### Records from a dataset
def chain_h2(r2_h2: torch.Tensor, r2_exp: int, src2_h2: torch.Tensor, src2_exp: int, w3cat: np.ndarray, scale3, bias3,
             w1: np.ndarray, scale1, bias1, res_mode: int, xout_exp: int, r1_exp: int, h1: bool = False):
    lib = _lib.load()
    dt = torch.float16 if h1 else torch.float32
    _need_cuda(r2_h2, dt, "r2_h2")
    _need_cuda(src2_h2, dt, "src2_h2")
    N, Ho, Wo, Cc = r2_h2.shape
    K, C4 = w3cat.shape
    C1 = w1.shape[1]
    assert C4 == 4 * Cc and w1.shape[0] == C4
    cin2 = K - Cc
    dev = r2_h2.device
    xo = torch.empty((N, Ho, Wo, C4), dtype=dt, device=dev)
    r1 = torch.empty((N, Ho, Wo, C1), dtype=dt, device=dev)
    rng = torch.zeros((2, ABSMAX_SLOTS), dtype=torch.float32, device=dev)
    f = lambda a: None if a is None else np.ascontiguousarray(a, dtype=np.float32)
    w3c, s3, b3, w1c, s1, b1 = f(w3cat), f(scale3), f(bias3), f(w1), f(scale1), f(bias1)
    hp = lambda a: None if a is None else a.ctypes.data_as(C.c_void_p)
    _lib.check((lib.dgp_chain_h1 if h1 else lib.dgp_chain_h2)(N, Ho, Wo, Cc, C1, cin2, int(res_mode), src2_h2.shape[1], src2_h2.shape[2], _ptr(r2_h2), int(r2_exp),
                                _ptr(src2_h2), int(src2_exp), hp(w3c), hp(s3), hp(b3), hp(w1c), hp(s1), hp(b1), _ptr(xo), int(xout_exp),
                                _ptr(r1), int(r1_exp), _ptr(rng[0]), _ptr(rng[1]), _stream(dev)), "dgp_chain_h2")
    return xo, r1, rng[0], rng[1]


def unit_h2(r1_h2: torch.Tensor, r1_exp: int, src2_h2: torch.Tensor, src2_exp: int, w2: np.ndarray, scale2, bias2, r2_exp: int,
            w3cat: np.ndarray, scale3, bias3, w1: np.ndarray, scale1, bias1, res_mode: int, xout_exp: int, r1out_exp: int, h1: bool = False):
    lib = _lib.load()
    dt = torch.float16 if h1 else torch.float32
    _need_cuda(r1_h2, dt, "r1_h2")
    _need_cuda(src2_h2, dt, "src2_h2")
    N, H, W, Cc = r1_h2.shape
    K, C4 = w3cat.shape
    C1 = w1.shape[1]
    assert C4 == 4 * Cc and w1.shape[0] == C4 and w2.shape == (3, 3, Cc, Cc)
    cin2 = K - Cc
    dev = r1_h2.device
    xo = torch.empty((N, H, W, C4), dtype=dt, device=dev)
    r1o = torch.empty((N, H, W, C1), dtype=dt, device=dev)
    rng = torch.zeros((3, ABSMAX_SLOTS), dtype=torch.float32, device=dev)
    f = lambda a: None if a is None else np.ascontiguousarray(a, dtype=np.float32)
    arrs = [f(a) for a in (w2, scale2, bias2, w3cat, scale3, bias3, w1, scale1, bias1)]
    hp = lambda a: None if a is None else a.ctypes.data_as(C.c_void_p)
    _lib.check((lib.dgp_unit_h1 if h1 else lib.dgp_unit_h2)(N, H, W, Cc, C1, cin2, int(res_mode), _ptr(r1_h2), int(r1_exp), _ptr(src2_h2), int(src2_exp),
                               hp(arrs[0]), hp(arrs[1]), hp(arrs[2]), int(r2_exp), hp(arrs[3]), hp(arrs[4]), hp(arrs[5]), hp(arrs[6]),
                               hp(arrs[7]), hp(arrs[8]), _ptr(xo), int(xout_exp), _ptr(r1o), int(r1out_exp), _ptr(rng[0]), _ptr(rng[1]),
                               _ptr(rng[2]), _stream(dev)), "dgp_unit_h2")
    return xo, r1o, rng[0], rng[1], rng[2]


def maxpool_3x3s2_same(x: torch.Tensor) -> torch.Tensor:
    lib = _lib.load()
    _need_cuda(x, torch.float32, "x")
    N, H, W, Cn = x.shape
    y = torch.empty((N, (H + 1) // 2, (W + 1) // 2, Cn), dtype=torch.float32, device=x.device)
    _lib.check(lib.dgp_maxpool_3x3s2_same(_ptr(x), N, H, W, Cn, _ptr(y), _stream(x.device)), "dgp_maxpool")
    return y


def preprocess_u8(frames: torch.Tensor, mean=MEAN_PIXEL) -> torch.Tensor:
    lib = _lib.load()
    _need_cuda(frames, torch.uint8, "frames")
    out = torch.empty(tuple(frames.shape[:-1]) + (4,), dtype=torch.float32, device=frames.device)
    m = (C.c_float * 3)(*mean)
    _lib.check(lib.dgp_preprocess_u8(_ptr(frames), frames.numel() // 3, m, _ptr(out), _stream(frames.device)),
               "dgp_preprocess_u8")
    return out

### To do
Your answer should be a single number: the count of lines above with the word "Tensor".

### Answer for this exercise
4